Given records
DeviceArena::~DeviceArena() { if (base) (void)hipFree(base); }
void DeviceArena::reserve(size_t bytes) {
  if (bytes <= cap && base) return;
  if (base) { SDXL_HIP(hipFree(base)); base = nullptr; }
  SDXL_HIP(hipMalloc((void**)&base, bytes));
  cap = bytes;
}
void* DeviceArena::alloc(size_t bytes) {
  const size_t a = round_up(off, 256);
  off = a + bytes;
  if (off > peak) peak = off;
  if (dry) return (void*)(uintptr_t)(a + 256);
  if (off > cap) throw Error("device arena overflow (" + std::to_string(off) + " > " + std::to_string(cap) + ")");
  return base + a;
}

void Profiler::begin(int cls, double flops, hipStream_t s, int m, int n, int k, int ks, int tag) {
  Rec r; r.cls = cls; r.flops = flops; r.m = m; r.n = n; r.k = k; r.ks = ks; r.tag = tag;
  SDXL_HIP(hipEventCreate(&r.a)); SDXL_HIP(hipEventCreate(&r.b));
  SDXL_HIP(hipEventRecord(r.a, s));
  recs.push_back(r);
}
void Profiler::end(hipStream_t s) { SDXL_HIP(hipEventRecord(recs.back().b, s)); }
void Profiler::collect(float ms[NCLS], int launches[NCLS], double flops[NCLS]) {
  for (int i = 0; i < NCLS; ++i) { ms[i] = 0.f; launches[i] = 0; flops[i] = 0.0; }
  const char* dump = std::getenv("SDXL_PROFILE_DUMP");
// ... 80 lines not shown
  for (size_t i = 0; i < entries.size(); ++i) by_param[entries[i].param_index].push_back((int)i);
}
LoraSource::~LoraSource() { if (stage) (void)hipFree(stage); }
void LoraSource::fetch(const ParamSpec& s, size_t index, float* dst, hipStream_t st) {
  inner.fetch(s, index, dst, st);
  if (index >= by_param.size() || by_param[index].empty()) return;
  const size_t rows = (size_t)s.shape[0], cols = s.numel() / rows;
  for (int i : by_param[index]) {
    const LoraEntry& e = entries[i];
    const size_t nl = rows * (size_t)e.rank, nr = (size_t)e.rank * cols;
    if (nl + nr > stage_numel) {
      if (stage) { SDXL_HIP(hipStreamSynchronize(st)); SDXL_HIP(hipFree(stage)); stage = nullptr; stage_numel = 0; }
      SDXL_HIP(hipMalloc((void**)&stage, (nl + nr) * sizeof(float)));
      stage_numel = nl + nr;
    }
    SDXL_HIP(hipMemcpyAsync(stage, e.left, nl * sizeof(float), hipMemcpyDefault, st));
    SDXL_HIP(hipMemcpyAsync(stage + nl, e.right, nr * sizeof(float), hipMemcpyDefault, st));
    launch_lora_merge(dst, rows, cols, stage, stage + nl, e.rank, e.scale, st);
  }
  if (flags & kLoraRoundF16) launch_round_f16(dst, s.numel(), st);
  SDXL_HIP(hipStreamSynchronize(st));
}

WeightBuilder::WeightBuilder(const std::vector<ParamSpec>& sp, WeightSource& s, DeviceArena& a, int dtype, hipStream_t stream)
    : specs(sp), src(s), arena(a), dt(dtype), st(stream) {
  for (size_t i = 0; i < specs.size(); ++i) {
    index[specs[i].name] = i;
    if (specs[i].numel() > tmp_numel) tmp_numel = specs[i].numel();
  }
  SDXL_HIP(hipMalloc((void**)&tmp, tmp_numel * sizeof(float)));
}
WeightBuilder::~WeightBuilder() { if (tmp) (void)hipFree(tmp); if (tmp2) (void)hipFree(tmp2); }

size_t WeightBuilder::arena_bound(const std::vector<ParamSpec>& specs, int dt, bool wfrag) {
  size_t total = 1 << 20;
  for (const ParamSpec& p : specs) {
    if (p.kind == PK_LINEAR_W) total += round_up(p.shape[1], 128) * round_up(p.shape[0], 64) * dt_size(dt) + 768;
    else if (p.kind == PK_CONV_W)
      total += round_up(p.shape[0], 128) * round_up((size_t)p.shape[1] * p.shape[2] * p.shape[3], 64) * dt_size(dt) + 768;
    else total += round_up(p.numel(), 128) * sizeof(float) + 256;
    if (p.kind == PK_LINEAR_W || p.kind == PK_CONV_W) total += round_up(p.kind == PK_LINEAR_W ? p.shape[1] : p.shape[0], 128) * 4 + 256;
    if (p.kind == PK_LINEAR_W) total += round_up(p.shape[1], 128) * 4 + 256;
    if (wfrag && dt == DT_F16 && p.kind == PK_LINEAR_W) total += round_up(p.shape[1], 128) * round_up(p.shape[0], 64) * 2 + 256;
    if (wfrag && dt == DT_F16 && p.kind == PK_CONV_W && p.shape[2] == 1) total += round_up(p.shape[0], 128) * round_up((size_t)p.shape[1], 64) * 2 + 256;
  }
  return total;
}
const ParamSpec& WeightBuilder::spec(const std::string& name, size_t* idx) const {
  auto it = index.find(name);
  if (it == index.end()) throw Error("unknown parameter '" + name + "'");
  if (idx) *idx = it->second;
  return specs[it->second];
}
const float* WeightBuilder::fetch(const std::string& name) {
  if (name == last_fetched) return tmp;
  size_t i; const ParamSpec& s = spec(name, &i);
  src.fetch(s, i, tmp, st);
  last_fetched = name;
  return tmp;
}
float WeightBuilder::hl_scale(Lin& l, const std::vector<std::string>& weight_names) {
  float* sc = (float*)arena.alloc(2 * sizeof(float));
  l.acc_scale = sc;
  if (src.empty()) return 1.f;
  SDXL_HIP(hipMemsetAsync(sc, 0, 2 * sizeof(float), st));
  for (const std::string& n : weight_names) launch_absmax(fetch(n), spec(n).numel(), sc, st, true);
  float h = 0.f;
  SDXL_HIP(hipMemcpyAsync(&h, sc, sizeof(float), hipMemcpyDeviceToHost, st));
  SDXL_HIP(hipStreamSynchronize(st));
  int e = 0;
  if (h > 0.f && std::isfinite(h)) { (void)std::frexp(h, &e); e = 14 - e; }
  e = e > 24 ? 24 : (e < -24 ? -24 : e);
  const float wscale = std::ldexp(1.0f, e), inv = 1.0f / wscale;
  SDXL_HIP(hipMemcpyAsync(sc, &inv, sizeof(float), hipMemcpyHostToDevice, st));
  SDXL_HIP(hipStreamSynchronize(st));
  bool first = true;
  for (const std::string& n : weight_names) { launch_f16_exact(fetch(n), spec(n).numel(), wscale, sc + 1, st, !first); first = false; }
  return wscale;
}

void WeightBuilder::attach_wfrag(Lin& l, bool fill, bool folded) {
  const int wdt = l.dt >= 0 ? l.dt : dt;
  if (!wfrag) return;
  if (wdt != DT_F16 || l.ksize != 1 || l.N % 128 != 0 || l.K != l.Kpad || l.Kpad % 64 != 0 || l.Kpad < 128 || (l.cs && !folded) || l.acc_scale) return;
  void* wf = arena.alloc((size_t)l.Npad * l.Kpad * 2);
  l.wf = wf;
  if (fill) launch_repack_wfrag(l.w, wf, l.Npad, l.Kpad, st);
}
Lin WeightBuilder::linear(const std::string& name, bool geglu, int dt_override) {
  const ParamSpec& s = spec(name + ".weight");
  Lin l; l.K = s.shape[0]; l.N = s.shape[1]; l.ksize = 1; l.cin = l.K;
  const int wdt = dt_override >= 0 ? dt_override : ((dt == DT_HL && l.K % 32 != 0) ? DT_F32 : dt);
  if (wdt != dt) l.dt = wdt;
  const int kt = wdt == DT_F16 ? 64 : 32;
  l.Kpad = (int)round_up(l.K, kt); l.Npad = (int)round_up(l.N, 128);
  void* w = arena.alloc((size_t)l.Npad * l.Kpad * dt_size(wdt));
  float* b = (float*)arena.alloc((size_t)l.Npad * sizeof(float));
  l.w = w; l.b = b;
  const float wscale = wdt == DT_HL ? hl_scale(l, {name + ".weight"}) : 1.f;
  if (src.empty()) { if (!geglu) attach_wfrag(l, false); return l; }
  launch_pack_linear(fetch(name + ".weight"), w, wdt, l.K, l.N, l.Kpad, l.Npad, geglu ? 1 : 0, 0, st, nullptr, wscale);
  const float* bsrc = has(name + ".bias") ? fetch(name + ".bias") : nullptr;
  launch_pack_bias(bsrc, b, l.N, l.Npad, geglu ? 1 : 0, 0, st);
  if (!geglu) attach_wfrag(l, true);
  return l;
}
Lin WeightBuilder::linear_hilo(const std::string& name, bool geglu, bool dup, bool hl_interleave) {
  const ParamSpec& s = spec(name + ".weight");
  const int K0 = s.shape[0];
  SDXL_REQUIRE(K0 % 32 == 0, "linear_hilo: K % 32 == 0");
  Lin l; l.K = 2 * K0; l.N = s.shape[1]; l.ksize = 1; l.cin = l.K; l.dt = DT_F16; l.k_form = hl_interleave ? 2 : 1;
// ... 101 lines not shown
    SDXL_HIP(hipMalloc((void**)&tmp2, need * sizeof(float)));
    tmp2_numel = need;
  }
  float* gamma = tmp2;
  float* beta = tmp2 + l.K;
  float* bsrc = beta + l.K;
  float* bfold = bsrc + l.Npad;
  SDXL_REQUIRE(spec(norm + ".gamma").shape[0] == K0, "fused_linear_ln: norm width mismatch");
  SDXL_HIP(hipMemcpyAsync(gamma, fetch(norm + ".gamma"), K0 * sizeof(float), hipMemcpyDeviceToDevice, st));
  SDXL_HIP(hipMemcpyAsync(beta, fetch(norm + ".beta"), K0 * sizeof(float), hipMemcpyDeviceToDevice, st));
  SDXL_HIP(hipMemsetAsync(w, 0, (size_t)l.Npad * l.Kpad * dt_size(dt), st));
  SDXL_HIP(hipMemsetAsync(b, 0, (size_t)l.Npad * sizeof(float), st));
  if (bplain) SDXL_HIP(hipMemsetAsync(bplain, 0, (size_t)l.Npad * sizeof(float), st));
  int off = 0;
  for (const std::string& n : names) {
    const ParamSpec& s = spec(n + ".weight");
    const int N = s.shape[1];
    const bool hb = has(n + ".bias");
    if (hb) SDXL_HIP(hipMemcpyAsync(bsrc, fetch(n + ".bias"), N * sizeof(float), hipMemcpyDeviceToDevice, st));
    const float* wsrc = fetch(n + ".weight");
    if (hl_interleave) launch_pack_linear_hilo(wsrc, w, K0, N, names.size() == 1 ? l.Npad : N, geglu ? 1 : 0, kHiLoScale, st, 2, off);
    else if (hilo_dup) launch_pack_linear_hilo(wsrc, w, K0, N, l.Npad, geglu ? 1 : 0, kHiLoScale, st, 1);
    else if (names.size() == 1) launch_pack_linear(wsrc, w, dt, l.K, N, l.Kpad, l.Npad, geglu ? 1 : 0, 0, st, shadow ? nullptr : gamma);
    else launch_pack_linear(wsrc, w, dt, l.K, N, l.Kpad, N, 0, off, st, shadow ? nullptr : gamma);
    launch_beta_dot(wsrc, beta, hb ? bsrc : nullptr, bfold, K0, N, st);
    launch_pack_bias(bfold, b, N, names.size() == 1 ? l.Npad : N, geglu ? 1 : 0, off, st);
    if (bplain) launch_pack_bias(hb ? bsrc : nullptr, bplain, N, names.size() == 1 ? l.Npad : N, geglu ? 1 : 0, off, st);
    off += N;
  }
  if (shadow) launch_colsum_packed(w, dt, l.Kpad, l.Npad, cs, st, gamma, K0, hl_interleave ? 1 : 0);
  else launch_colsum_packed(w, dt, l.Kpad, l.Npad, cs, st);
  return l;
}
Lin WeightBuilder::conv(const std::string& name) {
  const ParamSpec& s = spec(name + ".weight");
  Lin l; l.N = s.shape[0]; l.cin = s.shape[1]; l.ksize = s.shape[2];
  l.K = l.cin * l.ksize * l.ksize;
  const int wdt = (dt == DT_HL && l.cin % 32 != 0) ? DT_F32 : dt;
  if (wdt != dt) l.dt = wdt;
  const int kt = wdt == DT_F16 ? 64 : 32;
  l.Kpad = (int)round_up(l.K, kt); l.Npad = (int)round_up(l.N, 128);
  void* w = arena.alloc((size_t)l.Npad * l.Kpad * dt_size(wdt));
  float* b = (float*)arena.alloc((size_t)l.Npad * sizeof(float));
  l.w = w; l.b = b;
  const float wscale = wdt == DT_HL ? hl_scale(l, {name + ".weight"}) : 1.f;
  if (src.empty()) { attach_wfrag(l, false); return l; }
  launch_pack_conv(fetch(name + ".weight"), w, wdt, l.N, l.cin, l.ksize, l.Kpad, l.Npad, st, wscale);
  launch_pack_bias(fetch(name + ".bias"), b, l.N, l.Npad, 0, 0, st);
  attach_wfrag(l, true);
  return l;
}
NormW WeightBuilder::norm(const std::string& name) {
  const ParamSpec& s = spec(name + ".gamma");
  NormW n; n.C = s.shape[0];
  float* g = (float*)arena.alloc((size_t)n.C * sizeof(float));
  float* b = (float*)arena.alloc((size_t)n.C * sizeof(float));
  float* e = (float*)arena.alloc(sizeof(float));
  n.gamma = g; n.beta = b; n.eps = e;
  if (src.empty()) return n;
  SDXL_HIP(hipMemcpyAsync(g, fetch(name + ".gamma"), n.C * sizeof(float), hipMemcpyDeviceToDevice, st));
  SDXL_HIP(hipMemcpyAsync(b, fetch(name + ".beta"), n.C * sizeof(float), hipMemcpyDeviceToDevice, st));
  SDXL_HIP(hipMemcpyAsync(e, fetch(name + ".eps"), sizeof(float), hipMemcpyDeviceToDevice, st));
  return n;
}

About this task
Look through the material above and print exactly the lines from the one containing "float WeightBuilder::hl_scale(Lin& l, const" to the one containing "const float wscale = std::ldexp(1.0f, e), inv", both included, and nothing more.

Final answer
float WeightBuilder::hl_scale(Lin& l, const std::vector<std::string>& weight_names) {
  float* sc = (float*)arena.alloc(2 * sizeof(float));
  l.acc_scale = sc;
  if (src.empty()) return 1.f;
  SDXL_HIP(hipMemsetAsync(sc, 0, 2 * sizeof(float), st));
  for (const std::string& n : weight_names) launch_absmax(fetch(n), spec(n).numel(), sc, st, true);
  float h = 0.f;
  SDXL_HIP(hipMemcpyAsync(&h, sc, sizeof(float), hipMemcpyDeviceToHost, st));
  SDXL_HIP(hipStreamSynchronize(st));
  int e = 0;
  if (h > 0.f && std::isfinite(h)) { (void)std::frexp(h, &e); e = 14 - e; }
  e = e > 24 ? 24 : (e < -24 ? -24 : e);
  const float wscale = std::ldexp(1.0f, e), inv = 1.0f / wscale;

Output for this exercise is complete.